● Saved data entries
********
+                const uint32_t key = seed_key ^ ((uint32_t)(pair >> 32) * 0x85ebca6bu);
+#pragma unroll
+                for (int c = 0; c < 4; ++c) {
+                    const uint32_t hw = keep_lanes16(hash32((base + (uint32_t)c * 0x9e3779b1u) ^ key), thresh2);
+                    const uint32_t km[2] = {(uint32_t)((int32_t)(hw << 16) >> 16), (uint32_t)((int32_t)hw >> 16)};
+#pragma unroll
+                    for (int h = 0; h < 2; ++h) {
+                        const int j = 2 * c + h;
+                        const float a = (float)(__bf16)acc[2 * q + (j >> 2)][mb][j & 3] + bs[j];
+                        const float v = __uint_as_float(__float_as_uint(a * keep_scale) & km[h]) + r[j];
+                        acc[2 * q + (j >> 2)][mb][j & 3] = v;
+                        mu[mb] += v;
+                    }
+                }
+            }
+        }
+#pragma unroll
+        for (int q = 0; q < 2; ++q)
+#pragma unroll
+            for (int mb = 0; mb < 8; ++mb) {
+                u32x4_t ps;
+#pragma unroll
+                for (int c = 0; c < 4; ++c)
+                    ps[c] = f32x2_to_bf16x2(acc[2 * q + (c >> 1)][mb][(2 * c) & 3], acc[2 * q + (c >> 1)][mb][(2 * c + 1) & 3]);
+                __builtin_amdgcn_raw_buffer_store_b128(ps, srs, (int)(c_voff[q] + mb * c_step), 0, 0);
+            }
+#pragma unroll
+        for (int mb = 0; mb < 8; ++mb) {
+            mu[mb] += __shfl_xor(mu[mb], 16);
+            mu[mb] += __shfl_xor(mu[mb], 32);
+        }
+#define GR_ROWSUM(buf, val)                                                                          \
+        {                                                                                            \
+            float* st_ = lds_stat + (buf) * (TM * 8);                                                \
+            if (kg == 0) {                                                                           \
+                _Pragma("unroll") for (int mb = 0; mb < 8; ++mb) st_[(e0 >> 9) * 8 + 128 * mb + w] = val[mb]; \
+            }                                                                                        \
+            asm volatile("s_waitcnt lgkmcnt(0)" ::: "memory");                                       \
+            __builtin_amdgcn_s_barrier();                                                            \
+            asm volatile("" ::: "memory");                                                           \
+            _Pragma("unroll") for (int mb = 0; mb < 8; ++mb) {                                       \
+                const float4 p0 = *reinterpret_cast<const float4*>(st_ + (e0 >> 9) * 8 + 128 * mb);       \
+                const float4 p1 = *reinterpret_cast<const float4*>(st_ + (e0 >> 9) * 8 + 128 * mb + 4);   \
+                val[mb] = ((((((p0.x + p0.y) + p0.z) + p0.w) + p1.x) + p1.y) + p1.z) + p1.w;         \
+            }                                                                                        \
+        }
+        GR_ROWSUM(0, mu)
+#pragma unroll
+        for (int mb = 0; mb < 8; ++mb) {
+            mu[mb] *= invN;
+            float sq = 0.f;
+#pragma unroll
+            for (int q = 0; q < 2; ++q)
+#pragma unroll
+                for (int j = 0; j < 8; ++j) {
+                    const float d = acc[2 * q + (j >> 2)][mb][j & 3] - mu[mb];
+                    sq = fmaf(d, d, sq);
+                }
+            sq += __shfl_xor(sq, 16);
+            sq += __shfl_xor(sq, 32);
+            rs[mb] = sq;
+        }
+        GR_ROWSUM(1, rs)
+#pragma unroll
+        for (int mb = 0; mb < 8; ++mb) {
+            rs[mb] = rsqrtf(rs[mb] * invN + eps);
+            asm volatile("" : "+v"(mu[mb]));
+        }
+#pragma unroll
********
● WORK ITEM
An exact copy of the lines above, from the one containing "(int h = 0;" down to the one containing "2)][mb][j & 3] + bs[j];" and including both, is the whole answer; retype it and nothing else.

● PROBLEM SOLUTION
+                    for (int h = 0; h < 2; ++h) {
+                        const int j = 2 * c + h;
+                        const float a = (float)(__bf16)acc[2 * q + (j >> 2)][mb][j & 3] + bs[j];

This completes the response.